Mocek Anja, Weber Valeria, Schmölders Johanna, Witt Henning, Gothe Holger
IGES Institut GmbH, Friedrichstr. 180, 10117 Berlin, Germany.
Bristol Myers Squibb GmbH & Co. KGaA, Arnulfstr. 29, 80636 München, Germany.
Prev Med Rep. 2022 Jun 13;28:101861. doi: 10.1016/j.pmedr.2022.101861. eCollection 2022 Aug.

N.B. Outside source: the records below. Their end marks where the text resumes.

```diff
@@ -254,26 +267,24 @@
       const int bm = sh_tile[ct - c_lo][2] + fc;
       const uint8_t* msa = reinterpret_cast<const uint8_t*>(sh_msa[sh_tile[ct - c_lo][3]]);
       const int code = (fl == 0 && act0 && bm < L) ? (int)msa[(int64_t)t * L + bm] : 0;
-#pragma unroll
-      for (int g = 0; g < 3; ++g)
-#pragma unroll
-        for (int nt = 0; nt < 2; ++nt) red[(w * 14 + g * 2 + nt) * 64 + lane] = a0[g][nt];
-#pragma unroll
-      for (int g = 0; g < 4; ++g)
-#pragma unroll
-        for (int nt = 0; nt < 2; ++nt) red[(w * 14 + 6 + g * 2 + nt) * 64 + lane] = a1[g][nt];
-      __syncthreads();
-      if (fl ? act1 : act0) {
-        const int nq = fl ? 4 : 3, base = fl ? 6 : 0;
-        vp_f32x4 sum[4];
-#pragma unroll
-        for (int q = 0; q < 4; ++q) {
-          if (q < nq) {
-            const int a = base + q * 2 + fnt;
-            sum[q] = ((red[(0 * 14 + a) * 64 + flane] + red[(1 * 14 + a) * 64 + flane]) + red[(2 * 14 + a) * 64 + flane]) +
-                     red[(3 * 14 + a) * 64 + flane];
-          }
-        }
+      const bool fin = fl ? act1 : act0;
+      vp_f32x4 sum[4];
+#pragma unroll
+      for (int q = 0; q < 4; ++q) {
+        if (q) __syncthreads();
+#pragma unroll
+        for (int nt = 0; nt < 2; ++nt) {
+          if (q < 3) red[(w * VX_STAGE_ACCS + nt) * 64 + lane] = a0[q][nt];
+          red[(w * VX_STAGE_ACCS + 2 + nt) * 64 + lane] = a1[q][nt];
+        }
+        __syncthreads();
+        if (fin && (fl || q < 3)) {
+          const int a = 2 * fl + fnt;
+          sum[q] = ((red[(0 * VX_STAGE_ACCS + a) * 64 + flane] + red[(1 * VX_STAGE_ACCS + a) * 64 + flane]) +
+                    red[(2 * VX_STAGE_ACCS + a) * 64 + flane]) + red[(3 * VX_STAGE_ACCS + a) * 64 + flane];
+        }
+      }
+      if (fin) {
         if (fl == 0) {
           const float* tr = tab + (0 * 24 + code) * 16 + 4 * fg;
           const float* tz = tab + (1 * 24 + code) * 16 + 4 * fg;
```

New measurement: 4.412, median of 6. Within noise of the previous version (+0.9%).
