#define WF_PHASE() asm volatile("" ::: "memory")
    const uint32_t st = __float_as_uint(s_beta[src].w);
    uint32_t state = st & 3u;
    bool prev_mirror = (st & 4u) != 0;
    int bounce = (int)(st >> 8);
    float4 sm = make_float4(0.f, 0.f, 0.f, 0.f); bool sm_loaded = false;
    const float nl = (float)sc.n_lights;
    const bool correct_t2 = (p.flags & MCPT_FLAG_CORRECT_SHADOW_T2) != 0;

    bool terminated = false, emit_extend = false, emit_shadow = false, sum_dirty = false, id_dirty = false;
    bool c_prim = false, c_cont = false, c_self_t = false, c_self_h = false, c_shaded = false;
    uint32_t c_texel = 0;
    uint32_t out_flags = 0;

    if (state != SLOT_DEAD && (st & 8u) != 0) {
        const float4 n4 = s_nee[src];
        if (__float_as_uint(n4.w) == 0u) { float4 L4 = s_L[src]; L4.x += n4.x; L4.y += n4.y; L4.z += n4.z; s_L[src] = L4; }
    }
    if (key != K_END) do {
        int tri;
        double4 plane64;
        f3 kd_early = mk3(0.f, 0.f, 0.f);
        {
            const float4 h = s_hit[src];
            tri = __float_as_int(h.x) & HIT_TRI_MASK;
            plane64 = *reinterpret_cast<const double4*>(sc.tri_shade + MCPT_TRI_SHADE_F4 * (size_t)tri + 4);
// ... 65 lines not shown
        }
        int sh_skip = -1;
        if (ls.pdf != 0.f) {
            c_self_t = true; c_self_h = ls.self_hit;
            if (correct_t2 || !ls.self_hit) {
                f3 fx; float bpdf;
                bsdf_eval(bsdf, ls.wo, fx, bpdf);
                const float cos_theta = fabsf(dot(bsdf.w, ls.wo));
                const float weight = power_heuristic(ls.pdf * rcp(nl), bpdf);
                const f3 nee = weight * xyz(s_beta[src]) * ls.rad * fx * (cos_theta * rcp(ls.pdf) * nl);
                s_hit[src] = mk4(ls.wo, ls.t2); s_nee[src] = mk4(nee, 0.f); out_flags |= OUT_SHADOW;
                sh_skip = ls.tri; emit_shadow = true;
            }
        }
        s_ro[src] = mk4(p32, __int_as_float(sh_skip)); out_flags |= OUT_RAY_O;
        Scatter s;
        {
            const uint2 id = s_ids[src];
            const Rng4 rb = rng_block(id.x, id.y, 2u + 2u * (uint32_t)bounce, p.seed_lo, p.seed_hi);
            s = bsdf_sample(bsdf, xi_lobe, rb.v[0], rb.v[1]);
        }
        if (s.pdf == 0.f) {
            state = SLOT_DRAIN;
            break;
        }
        {
            const float sc_ = fabsf(dot(bsdf.w, s.wo)) * rcp(s.pdf);
            float4 b4 = s_beta[src];
            b4.x *= s.f.x * sc_; b4.y *= s.f.y * sc_; b4.z *= s.f.z * sc_;
            s_beta[src] = b4;
            float4 L4 = s_L[src]; L4.w = s.pdf; s_L[src] = L4;
        }
        prev_mirror = s.mirror;
        s_rd[src] = mk4(s.wo, 0.f); bounce++;
        emit_extend = true; c_cont = true;
    } while (0);
    else if (state != SLOT_DEAD) terminated = true;
    WF_PHASE();
    SH_TICK(3)
    uint4 id;
    { const uint2 ps = s_ids[src]; id.x = ps.x; id.y = ps.y; id.z = id.w = 0u; }
    const bool multi = p.samples_per_item != 1u && p.probe_n == 0u;
    if (multi && (terminated || state == SLOT_DEAD)) { const uint2 ne = ld_s(&id_ne[slot]); id.z = ne.x; id.w = ne.y; }

    if (p.samples_per_item != 1u && (terminated || (state == SLOT_DEAD && id.z == id.w))) { sm = ld_s(&pool.sum[slot]); sm_loaded = true; }
    if (terminated) {
        const f3 c = wf_scrub_nan(xyz(s_L[src]));
        sm.x += c.x; sm.y += c.y; sm.z += c.z; sm.w += 1.f; sum_dirty = true;
        state = SLOT_DEAD;
    }
// ... 69 lines not shown
    }
    if (state == SLOT_DEAD && id.z < id.w) {
        id.y = id.z++; id_dirty = true;
        d3 eye64; f3 no, nd;
        if (p.probe_n) {
            eye64 = mkd(p.probe_o[3 * id.x], p.probe_o[3 * id.x + 1], p.probe_o[3 * id.x + 2]); no = to_f3(eye64);
            nd = mk3((float)p.probe_d[3 * id.x], (float)p.probe_d[3 * id.x + 1], (float)p.probe_d[3 * id.x + 2]);
        } else {
            const Rng4 r = rng_block(id.x, id.y, 0u, p.seed_lo, p.seed_hi);
            const int py = (int)wf_fastdiv(id.x, p.div_width_m, p.div_width_s), px = (int)(id.x - (uint32_t)py * (uint32_t)sc.cam.width);
            cast_ray(sc.cam, px, py, r.v[0], r.v[1], eye64, no, nd);
        }
        s_ro[src] = mk4(no, __int_as_float(-1)); out_flags |= OUT_RAY_O;
        s_rd[src] = mk4(nd, 0.f);
        s_beta[src] = make_float4(1.f, 1.f, 1.f, 0.f); s_L[src] = make_float4(0.f, 0.f, 0.f, 0.f);
        bounce = 0; prev_mirror = false;
        state = SLOT_ALIVE; emit_extend = true; c_prim = true;
    }

    SH_TICK(4)
    {
        float4 b4 = s_beta[src];
        b4.w = __uint_as_float(state | (prev_mirror ? 4u : 0u) | (emit_shadow ? 8u : 0u) | ((uint32_t)bounce << 8));
        s_beta[src] = b4;
        if (sum_dirty && sm_loaded) st_s(&pool.sum[slot], sm);
        if (id_dirty) { s_ids[src] = make_uint2(id.x, id.y); out_flags |= OUT_IDS; if (multi) st_s(&id_ne[slot], make_uint2(id.z, id.w)); }
        float4 r4 = s_rd[src];
        r4.w = __uint_as_float(out_flags | (emit_extend ? 1u : 0u));
        s_rd[src] = r4;
    }

    const uint32_t cur = it & 3;
    const uint64_t ms = __ballot(emit_shadow);
    const uint32_t n_live = (uint32_t)__popcll(__ballot(state != SLOT_DEAD));
    if (lane == 0) { s_shadow_cnt[wv] = (uint32_t)__popcll(ms); s_live_cnt[wv] = n_live; }
    __syncthreads();
    if (tid == 0) {
        uint32_t tot = 0, live = 0;
// ... 7 lines not shown
        st_s(&pool.shadow_queue[q], slot); st_s(&pool.sq_o[q], s_ro[src]); st_s(&pool.sq_d[q], s_hit[src]);
    }
    {
        const uint32_t own = base + tid;
        const float4 rdo = s_rd[tid];
        const uint32_t fl = __float_as_uint(rdo.w);
        st_s(&pool.beta[own], s_beta[tid]); st_s(&pool.L[own], s_L[tid]); st_s(&pool.ray_d[own], rdo);
        if (fl & OUT_RAY_O) st_s(&pool.ray_o[own], s_ro[tid]);
        if (fl & OUT_SHADOW) st_s(&pool.nee[own], s_nee[tid]);
        if (fl & OUT_IDS) st_s(&id_ps[own], s_ids[tid]);
    }
    SH_TICK(5)
    const uint64_t ma = __ballot(state != SLOT_DEAD);
    const uint64_t m_term = __ballot(terminated), m_prim = __ballot(c_prim), m_cont = __ballot(c_cont);
    const uint64_t m_st = __ballot(c_self_t), m_sh = __ballot(c_self_h), m_shaded = __ballot(c_shaded);
    unsigned long long texels = 0;
    if (COUNT) { texels = c_texel; for (int off = 32; off > 0; off >>= 1) texels += __shfl_xor(texels, off, 64); }
    if (lane == 0) {
        DevCounters* g = gcnt + (blockIdx.x & (WF_COUNTER_REPLICAS - 1));
        if (ma) ctl->any_active[cur] = 1u;
#ifndef WF_SCHED_STATS
        if (m_term) atomicAdd(&g->paths, (unsigned long long)__popcll(m_term));
#endif
        if (m_prim) atomicAdd(&g->rays_primary, (unsigned long long)__popcll(m_prim));
        if (m_cont) atomicAdd(&g->rays_continuation, (unsigned long long)__popcll(m_cont));
        if (ms) atomicAdd(&g->rays_shadow, (unsigned long long)__popcll(ms));
#ifndef WF_SCHED_STATS
        if (m_st) atomicAdd(&g->self_shadow_tests, (unsigned long long)__popcll(m_st));
        if (m_sh) atomicAdd(&g->self_shadow_hits, (unsigned long long)__popcll(m_sh));
#endif
#ifndef WF_SCHED_STATS
        if (COUNT) { if (m_shaded) atomicAdd(&g->shaded_hits, (unsigned long long)__popcll(m_shaded)); if (texels) atomicAdd(&g->texel_fetches, texels); }
#endif
#ifdef WF_SHADE_STATS
        SH_TICK(6)
        atomicAdd(&g->debug[0], sh_t[0]); atomicAdd(&g->debug[1], sh_t[1]); atomicAdd(&g->debug[2], sh_t[2]); atomicAdd(&g->debug[3], sh_t[3]);
        atomicAdd(&g->box_tests, sh_t[4]); atomicAdd(&g->tri_tests, sh_t[5]); atomicAdd(&g->stack_spills, sh_t[6]); atomicAdd(&g->texel_fetches, 1ull);
#endif
    }
}
#undef SH_TICK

In Germany, there is little real-world evidence on physicians' choice of oral anticoagulants (OACs). Our study aimed at assessing preferences for and prescribing patterns of treatment options for stroke prevention in atrial fibrillation in clinical practice in Germany. We conducted a nationwide quantitative online survey among office-based physicians in Germany. Physicians were asked about their preference for and use of treatment options as well as factors influencing their choice of a specific OAC. A total of n = 953 physicians was surveyed in September and October 2020 (general physicians: 36.0%; internists: 37.3%; cardiologists: 23.7%; neurologists: 10.5%; multiple specialties possible). Preference and use were highest for non-vitamin K oral anticoagulants (NOACs); followed by vitamin K antagonists (VKAs). Most preferred OACs were apixaban (39.3%), rivaroxaban (28.5%) and edoxaban (14.7%). Most used OACs were apixaban (24.3%), rivaroxaban (21.2%) and phenprocoumon (21.4%). NOACs were preferred more often than used (85.6% > 68.6%). VKAs were preferred less often than used (9.6% < 23.5%). OAC attributes and patient characteristics related to efficacy and safety, as well as patients' kidney function were most important when selecting a specific OAC. Federal and regional governance instruments likely influenced treatment decision-making. We found a high divergence between preferences for and use of available treatment options in clinical practice. Further exploration of the importance of OAC attributes, patient characteristics as well as federal and regional governance instruments for physicians' choice of a specific OAC may help to further optimize the healthcare of patients with atrial fibrillation in the long-term.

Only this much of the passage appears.